The Prostate Cancer Foundation (PCF) has announced the winners of the Scholar-in-Training Awards — research grants to support young scientists who presented outstanding data in the field of prostate cancer.

Since 1986, more than 4,580 Scholar-in-Training Awards, encompassing 55 research foundations, corporations, and other organizations dedicated to cancer research, have been distributed.

This year the awards, sponsored by the PCF and 17 other organizations, went to three researchers who presented their projects at the 2019 American Association for Cancer Research (AACR) Annual Meeting, March 29-April 3 in Atlanta, Georgia.

Andi K. Cani, MS, from the University of Michigan, Ann Arbor, presented a mini-symposium titled “Development of a whole-urine, next-generation sequencing-based assay for early detection of aggressive prostate cancer.”

The project is focused on the creation of a diagnostic test based on the use of next-generation sequencing (NGS) in urine samples. So far, the urine-based NGS test has shown promising results in pre-clinical models and in a subgroup of patients at different stages of the disease.

The team hopes this new test can complement the classic prostate-specific antigen (PSA) blood test to facilitate the early diagnosis of aggressive forms of prostate cancer.

Zoila Areli Lopez Bujanda, MSc, of Johns Hopkins University, Baltimore, presented a poster titled “Androgen regulated IL-8 expression in prostate cancer: Insights into tumor cell mediated immunosuppression.”

The project is focused on evaluating the impact of androgen deprivation therapy (ADT) — a hormone therapy that aims to slow disease progression by reducing levels of male hormones — on patients’ immune response.

Results in animal models have shown the cytokine (a molecule that mediates and regulates immune and inflammatory response) interleukin-8 (IL-8) is produced excessively after ADT, triggering the recruitment of immune cells to the tumor site that may be involved in the development of castration-resistant prostate cancer (CRPC), a type of prostate cancer that keeps growing in the absence of male hormones.

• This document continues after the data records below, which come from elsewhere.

template <int BIG, bool FARREP = false>
CTC_HD size_t carve(Work &w, char *base, char *far, const Dims &d, size_t *far_bytes) {
  char *p = base;
  char *q = far;
  constexpr bool deep = BIG >= 2;
  constexpr bool huge = BIG >= 3;
  const size_t K = (size_t)d.K, S = (size_t)d.S_max();
  const size_t Kr = ((K * 4 + 15) / 16) * 16;
  Beam *bs[2] = {&w.cur, &w.nxt};
  constexpr bool lm_far = BIG != 0;
  const size_t n_lm = d.lm ? (size_t)kBeamArraysLm : 0;
  w.beam_blk = (size_t)(kBeamArrays - (deep ? 3 : 0) + (lm_far ? 0 : n_lm)) * Kr;
  w.beam_blk_far = ((deep ? 3 : 0) + (lm_far ? n_lm : 0)) * Kr;
  w.blk_via = deep ? w.beam_blk_far : w.beam_blk;
  w.blk_lm = lm_far ? w.beam_blk_far : w.beam_blk;
  for (int i = 0; i < 2; ++i) {
    Beam &b = *bs[i];
    char *f = q + (size_t)i * w.beam_blk_far;
    b.node = carve_ptr<int>(p, K); b.par = carve_ptr<int>(p, K); b.ch = carve_ptr<int>(p, K);
    b.dep = carve_ptr<int>(p, K); b.lcp = carve_ptr<int>(p, K);
    char *&pv3 = deep ? f : p;
    b.via = carve_ptr<int>(pv3, K); b.viaanc = carve_ptr<int>(pv3, K); b.viach = carve_ptr<int>(pv3, K);
    b.up = carve_ptr<int>(p, K);
    b.bprev = carve_ptr<float>(p, K); b.nbprev = carve_ptr<float>(p, K); b.score = carve_ptr<float>(p, K);
    b.lpc = carve_ptr<float>(p, K);
    const size_t Kl = d.lm ? K : 0;
    char *&pl = lm_far ? f : p;
    b.lmst = carve_ptr<int>(pl, Kl); b.lmcl = carve_ptr<int>(pl, Kl); b.acc_lo = carve_ptr<int>(pl, Kl); b.acc_hi = carve_ptr<int>(pl, Kl);
    b.dn = carve_ptr<int>(pl, Kl); b.dmlo = carve_ptr<int>(pl, Kl); b.dmhi = carve_ptr<int>(pl, Kl); b.dfc = carve_ptr<int>(pl, Kl);
    b.spc_lo = carve_ptr<int>(pl, Kl); b.spc_hi = carve_ptr<int>(pl, Kl); b.spst = carve_ptr<int>(pl, Kl); b.spcl = carve_ptr<int>(pl, Kl);
  }
  q += 2 * w.beam_blk_far;
  w.beam0 = w.cur;
  w.e = carve_ptr<int>(p, K); w.ancbuf = carve_ptr<int>(p, 2 * K); w.acntbuf = carve_ptr<int>(p, 2 * K); w.anc = w.ancbuf;
  w.ostart = carve_ptr<int>(p, K);
  w.cstart = carve_ptr<int>(p, K);
  w.pinr = carve_ptr<int>(deep ? q : p, K);
  w.revr = carve_ptr<int>(deep ? q : p, K); w.hit = carve_ptr<uint32_t>(p, 2 * K);
  w.b_new = carve_ptr<float>(p, K); w.nb_new = carve_ptr<float>(p, K); w.sc_new = carve_ptr<float>(p, K);
  w.rev_lpc = carve_ptr<float>(deep ? q : p, K);
  w.cch = carve_ptr<int>(p, (size_t)d.Vc_max);
  w.clpbuf = carve_ptr<float>(p, 2 * (size_t)d.Vc_max); w.clp = w.clpbuf;
  w.rank_of = carve_ptr<int16_t>(p, d.use_rank_table ? (size_t)d.V : 0);
  w.skey = carve_ptr<uint32_t>(deep ? q : p, S);
  w.surv = carve_ptr<int>(p, 3 * K + 4);
  const size_t lcap = (d.K <= kSmallK && d.Vc_max <= kMidVc) ? (size_t)kHotCap + 64 : (size_t)kListCap + 4;
  w.bins = carve_ptr<int>(p, kBins + kBins / 16 + 4); w.list = carve_ptr<uint32_t>(p, lcap);
  w.lslot = carve_ptr<int>(p, lcap);
  w.hotge = carve_ptr<int>(p, lcap > (size_t)kListCap + 4 ? (size_t)kHotCap : 0);
#if defined(CTC_EXP_LCP_TABLE)
  w.lcpst = carve_ptr<int>(p, (lcap > (size_t)kListCap + 4 && !d.lm) ? (size_t)7 * kSmallK : 0);
#else
  w.lcpst = nullptr;
#endif
  w.bitmap = carve_ptr<uint32_t>(huge ? q : p, 2 * ((S + 63) / 64 + 17));
  w.wpre = huge ? carve_ptr<uint32_t>(q, (S + 63) / 64 + 2) : reinterpret_cast<uint32_t *>(w.bins);
  w.fin = carve_ptr<int>(BIG ? q : p, d.lm ? 2 * K : K);
  w.apos = carve_ptr<int>(BIG ? q : p, K);
  w.sstack = carve_ptr<int>(p, 3 * (2 * 32 + 2));
  w.vars = carve_ptr<int>(p, VAR_COUNT);
  w.sinfo = carve_ptr<uint32_t>(p, BIG ? K : S);
  w.pos = carve_ptr<uint32_t>(BIG ? q : p, K + 2);
  char *&rr = (BIG || FARREP) ? q : p;
  w.ek = carve_ptr<uint64_t>(rr, huge ? 2 * S : S); w.lr = carve_ptr<uint16_t>(rr, (2 * S + 2) * (huge ? 2 : 1));
  w.stage_skey = deep ? 0 : 1;
  if (far_bytes) *far_bytes = (size_t)(q - far);
  return (size_t)(p - base);
}

struct StreamState {
  int *hdr;
  int *arrays;
  int finish;
};
enum { SH_FRAMES = 0, SH_N, SH_POOL, SH_WLOG, SH_MAXKEY, SH_DANGER, SH_MINKEY,
       SH_SP_PRED, SH_SP_GAP, SH_SP_MARGIN,
       SH_WORDS = 12 };
constexpr int kStateArrays = 14;
constexpr int kStateArraysLm = kStateArrays + kBeamArraysLm;
CTC_HD int state_arrays(int lm) { return lm ? kStateArraysLm : kStateArrays; }

struct StepIn {
  int t;
  int Vc;
  int blank_rank;
  int identity;
  float blank_prob;
};


CTC_HD int div_p2(int v, int d) { return v >> __builtin_ctz((unsigned)d); }
CTC_HD int ceil_div_p2(int v, int d) { return div_p2(v + d - 1, d); }

CTC_HD double ctc_log_f64(double v) {
  return ctcmath::log_f64(v, ctcmath::tables64());
}

CTC_HD int ceil_log2_u32(uint32_t v) {
  return v <= 1u ? 0 : 32 - __builtin_clz(v - 1u);
}
CTC_HD int ceil_log2_u64(uint64_t v) {
  return v <= 1 ? 0 : 64 - __builtin_clzll(v - 1);
}

struct OutRefs {
  int32_t *tok, *ts;
  float *score;
  int32_t *len;
  int32_t *n_results;
  int K, T_stride;
  int32_t *c_hdr, *c_ent;
  uint32_t *c_rag;
  unsigned *c_count;
  unsigned c_cap;
  int32_t *m_hdr, *m_ent, *m_done;
  uint32_t *m_rag;
  unsigned m_cap;
};
enum : int { ST_COMPACT_OVERFLOW = 3, ST_INPUT_TIMEOUT = 4,
             ST_NEED_HOST = 5,
             ST_CB_DANGER = 6 };

struct SlotCtx {
  const Beam *pb;
  int n, Vnb, brank;
  uint64_t vmagic;
};

template <class X>
struct FullSyncView {
  X &x;
  CTC_HD int tid() const { return x.tid(); }
  CTC_HD int nt() const { return x.nt(); }
  CTC_HD void sync() { x.sync_full(); }
  CTC_HD int uni(int v) const { return x.uni(v); }
  CTC_HD void block_scan_u32(uint32_t mine, uint32_t *base_out, uint32_t *total_out) { x.block_scan_u32(mine, base_out, total_out); }
  CTC_HD int lanes() const { return x.lanes(); }
  CTC_HD auto ballot(bool p) const { return x.ballot(p); }
  template <class M> CTC_HD int count(M m) const { return x.count(m); }
  template <class M> CTC_HD int count_below(M m) const { return x.count_below(m); }
  CTC_HD uint32_t first_lane(uint32_t v) const { return x.first_lane(v); }
};

#if defined(CTC_ASSUME_CHECKED)
#define CTC_ASSUME(c) do { if (!(c)) { std::fprintf(stderr, "beam_core.h:%d: assumption violated: %s\n", __LINE__, #c); std::abort(); } } while (0)
#elif defined(__clang__)
#define CTC_ASSUME(c) __builtin_assume(c)
#else
#define CTC_ASSUME(c) do { if (!(c)) __builtin_unreachable(); } while (0)
#endif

The group hopes these findings can open the door to the development of new approaches that improve responses to checkpoint blockade immunotherapies in prostate cancer.

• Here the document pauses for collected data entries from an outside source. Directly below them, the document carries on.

# MarcoPolo/drand

Hardware: AMD Instinct MI355X
Metric: verified beacons/sec (whole node), quicknet G1 scheme (higher is better)
Workload: dtype u32 (Fp products on 14x28-bit limbs, 64-bit MAD accumulators; 12x32-bit Montgomery storage); 1 GPU; bls-unchained-g1-rfc9380 batch verify of a 1048576-round chain, 1048576 rounds per GPU; scheme=bls-unchained-g1-rfc9380, rounds_total=1048576, rounds_per_gpu=1048576, global_batch=1048576, parallelism=round-shard x1

## Files before the change

### drand_amd/csrc/fp_mul30.hpp

```cpp
#pragma once
#include <stdint.h>

#ifndef DH_HD
#define DH_HD __device__ __forceinline__
#endif
#ifndef DH_COUNT_PROD
#define DH_COUNT_PROD() ((void)0)
#endif

namespace dh {
namespace m30 {
constexpr int N = 13;
constexpr uint32_t MASK = 0x3fffffffu;
constexpr uint32_t N0 = 0x3ffcfffdu;

struct el {
  int32_t l[N];
};

DH_HD int32_t P(int i) {
  const int32_t t[N] = {-21845, -402915328, 356515836, -352321620, -252304353, 55215067, 288093811,
                        316751073, -321428361, 517541167, -375082566, -91332614, 1704210};
  return t[i];
}
DH_HD int32_t K_IN(int i) {
  const int32_t t[N] = {-192885889, -32767999, -532500185, -13403472, -35343150, 503405810, 6050829,
                        -194530918, -181768796, 433626394, -273043482, -129447912, 620336};
  return t[i];
}
DH_HD int32_t K_OUT(int i) {
  const int32_t t[N] = {196605, 405012480, 12582951, -50330895, 123255532, -496935601, -445360651,
                        370465813, -328370226, -362903204, 154517618, -251748295, 1439327};
  return t[i];
}

DH_HD int32_t sext30(uint32_t v) { return (int32_t)(v << 2) >> 2; }

#define M30_BODY(COL)                                                                    \
  int32_t Mq[N];                                                                         \
  int64_t acc = 0;                                                                       \
  _Pragma("unroll") for (int k = 0; k < N; k++) {                                        \
    COL(k, acc);                                                                         \
    _Pragma("unroll") for (int i = 0; i < k; i++) acc += (int64_t)Mq[i] * P(k - i);      \
    Mq[k] = sext30((uint32_t)acc * N0);                                                  \
    acc += (int64_t)Mq[k] * P(0);                                                        \
    acc >>= 30;                                                                          \
  }                                                                                      \
  _Pragma("unroll") for (int k = N; k < 2 * N - 1; k++) {                                \
    COL(k, acc);                                                                         \
    _Pragma("unroll") for (int i = k - (N - 1); i < N; i++) acc += (int64_t)Mq[i] * P(k - i); \
    R[k - N] = sext30((uint32_t)acc);                                                    \
    acc = (acc + (1 << 29)) >> 30;                                                       \
  }                                                                                      \
  R[N - 1] = (int32_t)acc;

DH_HD void mont_mul(int32_t R[N], const int32_t X[N], const int32_t Y[N]) {
#define COLM(k, acc)                                                                                  \
  _Pragma("unroll") for (int i = ((k) > N - 1 ? (k) - (N - 1) : 0); i <= ((k) < N - 1 ? (k) : N - 1); i++) \
      acc += (int64_t)X[i] * Y[(k) - i];
  M30_BODY(COLM)
#undef COLM
}

DH_HD void mont_sqr(int32_t R[N], const int32_t X[N]) {
  int32_t X2[N];
#pragma unroll
  for (int i = 0; i < N; i++) X2[i] = X[i] + X[i];
#define COLS(k, acc)                                                                        \
  _Pragma("unroll") for (int i = ((k) > N - 1 ? (k) - (N - 1) : 0); 2 * i < (k); i++)       \
      acc += (int64_t)X[i] * X2[(k) - i];                                                   \
  if (((k) & 1) == 0) acc += (int64_t)X[(k) / 2] * X[(k) / 2];
  M30_BODY(COLS)
#undef COLS
}

DH_HD el mul(const el& a, const el& b) {
  DH_COUNT_PROD();
  el r;
  mont_mul(r.l, a.l, b.l);
  return r;
}
DH_HD el sqr(const el& a) {
  DH_COUNT_PROD();
  el r;
  mont_sqr(r.l, a.l);
  return r;
}

DH_HD void opaque(el& a) {
#if defined(__AMDGCN__)
#pragma unroll
  for (int i = 0; i < N; i++) asm volatile("" : "+v"(a.l[i]));
#else
  (void)a;
#endif
}

DH_HD void slice(int32_t L[N], const uint32_t x[12]) {
  uint32_t c = 0;
#pragma unroll
  for (int i = 0; i < N; i++) {
    const int b = 30 * i, w = b >> 5, o = b & 31;
    const uint64_t two = (uint64_t)x[w] | ((w + 1 < 12) ? ((uint64_t)x[w + 1] << 32) : 0);
    const uint32_t t = ((uint32_t)(two >> o) & MASK) + c;
    c = (i < N - 1) ? (t + (1u << 29)) >> 30 : 0;
    L[i] = (int32_t)t - (int32_t)(c << 30);
  }
}

DH_HD void unslice(uint32_t r[12], const int32_t A[N]) {
  int32_t c = 0;
#pragma unroll
  for (int i = 0; i < N; i++) c = (A[i] + c) >> 30;
  const int32_t neg = c;
  uint32_t U[N];
  c = 0;
#pragma unroll
  for (int i = 0; i < N; i++) {
    const int32_t t = A[i] + (P(i) & neg) + c;
    U[i] = (uint32_t)t & MASK;
    c = t >> 30;
  }
#pragma unroll
  for (int j = 0; j < 12; j++) {
    const int b = 32 * j, i = b / 30, o = b % 30;
    uint64_t v = (uint64_t)U[i] >> o;
    if (i + 1 < N) v |= (uint64_t)U[i + 1] << (30 - o);
    if (i + 2 < N && 60 - o < 32) v |= (uint64_t)U[i + 2] << (60 - o);
    r[j] = (uint32_t)v;
  }
}

DH_HD el from(const uint32_t x[12]) {
  el a, k;
  slice(a.l, x);
#pragma unroll
  for (int i = 0; i < N; i++) k.l[i] = K_IN(i);
  return mul(a, k);
}

DH_HD void to(uint32_t r[12], const el& a) {
  el k;
#pragma unroll
  for (int i = 0; i < N; i++) k.l[i] = K_OUT(i);
  const el v = mul(a, k);
  unslice(r, v.l);
}

template <int W, int ODD, int RUNS>
DH_HD el pow_sched(const el& x, const uint32_t* sched, int len) {
  el tab[ODD + RUNS];
  {
    const el x2 = sqr(x);
    el t = x;
    tab[0] = t;
#pragma unroll 1
    for (int k = 1; k < ODD; k++) {
      el y = x2;
      opaque(y);
      t = mul(t, y);
      tab[k] = t;
    }
#pragma unroll 1
    for (int k = 0, r = W; k < RUNS; k++, r *= 2) {
      const el h = t;
#pragma unroll 1
      for (int j = 0; j < r; j++) t = sqr(t);
      t = mul(t, h);
      tab[ODD + k] = t;
    }
  }
  el acc = tab[sched[0]];
  uint32_t next = sched[1];
#pragma unroll 1
  for (int i = 1; i < len; i++) {
    const uint32_t op = next;
    next = sched[i + 1];
    const uint32_t nsq = op >> 8, k = op & 0xff;
    const el e = tab[k == 0xff ? 0 : k];
#pragma unroll 1
    for (uint32_t j = 0; j < nsq; j++) acc = sqr(acc);
    if (k != 0xff) acc = mul(acc, e);
  }
  return acc;
}
}
}
```

Measured before the change: 46.66 million beacons/s.

## Restructure 30-bit Montgomery product into templated multi-lane body with pinned accumulators

Replaces the macro-based Montgomery multiply/square with a templated body that can interleave L independent products (adding mont_mul2/mont_sqr2) to expose instruction-level parallelism. Empty asm pins on the accumulators constrain compiler scheduling. A bias trick folds the rounding and the top-bit correction on alternate columns into XOR/shift operations. Existing single-lane callers go through the new body. The 2-lane variants are not yet called here, so the gain relies on the pinning and rounding changes, and the pins could hurt scheduling.

Measured after the change: 48.13 million beacons/s (median of 6 runs). 1.03x the previous value.

```diff
diff --git a/drand_amd/csrc/fp_mul30.hpp b/drand_amd/csrc/fp_mul30.hpp
--- a/drand_amd/csrc/fp_mul30.hpp
+++ b/drand_amd/csrc/fp_mul30.hpp
@@ -36,42 +36,97 @@
 
 DH_HD int32_t sext30(uint32_t v) { return (int32_t)(v << 2) >> 2; }
 
-#define M30_BODY(COL)                                                                    \
-  int32_t Mq[N];                                                                         \
-  int64_t acc = 0;                                                                       \
-  _Pragma("unroll") for (int k = 0; k < N; k++) {                                        \
-    COL(k, acc);                                                                         \
-    _Pragma("unroll") for (int i = 0; i < k; i++) acc += (int64_t)Mq[i] * P(k - i);      \
-    Mq[k] = sext30((uint32_t)acc * N0);                                                  \
-    acc += (int64_t)Mq[k] * P(0);                                                        \
-    acc >>= 30;                                                                          \
-  }                                                                                      \
-  _Pragma("unroll") for (int k = N; k < 2 * N - 1; k++) {                                \
-    COL(k, acc);                                                                         \
-    _Pragma("unroll") for (int i = k - (N - 1); i < N; i++) acc += (int64_t)Mq[i] * P(k - i); \
-    R[k - N] = sext30((uint32_t)acc);                                                    \
-    acc = (acc + (1 << 29)) >> 30;                                                       \
-  }                                                                                      \
-  R[N - 1] = (int32_t)acc;
+template <int L>
+DH_HD void pin(const int64_t acc[L]) {
+#if defined(__AMDGCN__)
+  if (L == 1)
+    asm volatile("" ::"v"(acc[0]));
+  else
+    asm volatile("" ::"v"(acc[0]), "v"(acc[L - 1]));
+#else
+  (void)acc;
+#endif
+}
+
+constexpr int64_t BIAS = ((int64_t)1 << 29) + ((int64_t)1 << 59);
+#define M30_MAD(A, B)                                                             \
+  {                                                                               \
+    _Pragma("unroll") for (int l = 0; l < L; l++) acc[l] += (int64_t)(A) * (B);   \
+    pin<L>(acc);                                                                  \
+  }
+template <int L, bool SQ>
+DH_HD void mont_body(int32_t* const R[L], const int32_t* const X[L], const int32_t* const Y[L]) {
+  int32_t X2[L][N], Mq[L][N];
+  int64_t acc[L];
+#pragma unroll
+  for (int l = 0; l < L; l++) {
+    acc[l] = 0;
+#pragma unroll
+    for (int i = 0; i < N; i++) X2[l][i] = SQ ? X[l][i] + X[l][i] : 0;
+  }
+#pragma unroll
+  for (int k = 0; k < 2 * N - 1; k++) {
+    const int lo = k > N - 1 ? k - (N - 1) : 0, hi = k < N - 1 ? k : N - 1;
+    if (SQ) {
+#pragma unroll
+      for (int i = lo; 2 * i < k; i++) M30_MAD(X[l][i], X2[l][k - i])
+      if ((k & 1) == 0) M30_MAD(X[l][k / 2], X[l][k / 2])
+    } else {
+#pragma unroll
+      for (int i = lo; i <= hi; i++) M30_MAD(X[l][i], Y[l][k - i])
+    }
+    if (k < N) {
+#pragma unroll
+      for (int i = 0; i < k; i++) M30_MAD(Mq[l][i], P(k - i))
+#pragma unroll
+      for (int l = 0; l < L; l++) Mq[l][k] = sext30((uint32_t)acc[l] * N0);
+      M30_MAD(Mq[l][k], P(0))
+#pragma unroll
+      for (int l = 0; l < L; l++) acc[l] >>= 30;
+    } else {
+#pragma unroll
+      for (int i = k - (N - 1); i < N; i++) M30_MAD(Mq[l][i], P(k - i))
+#pragma unroll
+      for (int l = 0; l < L; l++) {
+        if ((k - N) % 2 == 0) {
+          R[l][k - N] = sext30((uint32_t)acc[l]);
+          acc[l] = (acc[l] + BIAS) >> 30;
+        } else {
+          R[l][k - N] = sext30((uint32_t)acc[l] ^ (1u << 29));
+          acc[l] >>= 30;
+        }
+      }
+    }
+  }
+#pragma unroll
+  for (int l = 0; l < L; l++) R[l][N - 1] = (int32_t)acc[l];
+}
+#undef M30_MAD
 
 DH_HD void mont_mul(int32_t R[N], const int32_t X[N], const int32_t Y[N]) {
-#define COLM(k, acc)                                                                                  \
-  _Pragma("unroll") for (int i = ((k) > N - 1 ? (k) - (N - 1) : 0); i <= ((k) < N - 1 ? (k) : N - 1); i++) \
-      acc += (int64_t)X[i] * Y[(k) - i];
-  M30_BODY(COLM)
-#undef COLM
+  int32_t* const r[1] = {R};
+  const int32_t* const x[1] = {X};
+  const int32_t* const y[1] = {Y};
+  mont_body<1, false>(r, x, y);
 }
 
 DH_HD void mont_sqr(int32_t R[N], const int32_t X[N]) {
-  int32_t X2[N];
-#pragma unroll
-  for (int i = 0; i < N; i++) X2[i] = X[i] + X[i];
-#define COLS(k, acc)                                                                        \
-  _Pragma("unroll") for (int i = ((k) > N - 1 ? (k) - (N - 1) : 0); 2 * i < (k); i++)       \
-      acc += (int64_t)X[i] * X2[(k) - i];                                                   \
-  if (((k) & 1) == 0) acc += (int64_t)X[(k) / 2] * X[(k) / 2];
-  M30_BODY(COLS)
-#undef COLS
+  int32_t* const r[1] = {R};
+  const int32_t* const x[1] = {X};
+  mont_body<1, true>(r, x, x);
+}
+
+DH_HD void mont_mul2(int32_t R0[N], int32_t R1[N], const int32_t X0[N], const int32_t X1[N], const int32_t Y0[N],
+                     const int32_t Y1[N]) {
+  int32_t* const r[2] = {R0, R1};
+  const int32_t* const x[2] = {X0, X1};
+  const int32_t* const y[2] = {Y0, Y1};
+  mont_body<2, false>(r, x, y);
+}
+DH_HD void mont_sqr2(int32_t R0[N], int32_t R1[N], const int32_t X0[N], const int32_t X1[N]) {
+  int32_t* const r[2] = {R0, R1};
+  const int32_t* const x[2] = {X0, X1};
+  mont_body<2, true>(r, x, x);
 }
 
 DH_HD el mul(const el& a, const el& b) {
```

Naveen Ramesh, MS, from the University of Texas MD Anderson Cancer Center, Houston, presented a poster titled “Plasma genome sequencing identifies prostate cancer patients that are sensitive to platinum-based therapy.”

The project is focused on the development of a genome sequencing method called PEGASUS to distinguish CRPC patients with aggressive variant prostate cancer (AVPC), an aggressive form of CRPC.

Using PEGASUS, the team isolated and processed genome data from 57% of the CRPC patients participating in a clinical trial, demonstrating the feasibility of the method. In addition, genome sequencing identified genetic alterations that were correlated with patients’ overall survival and progression-free survival (the time patients lived without their disease worsening).

The group thinks these findings could set the foundation for the discovery of new disease biomarkers for prostate cancer.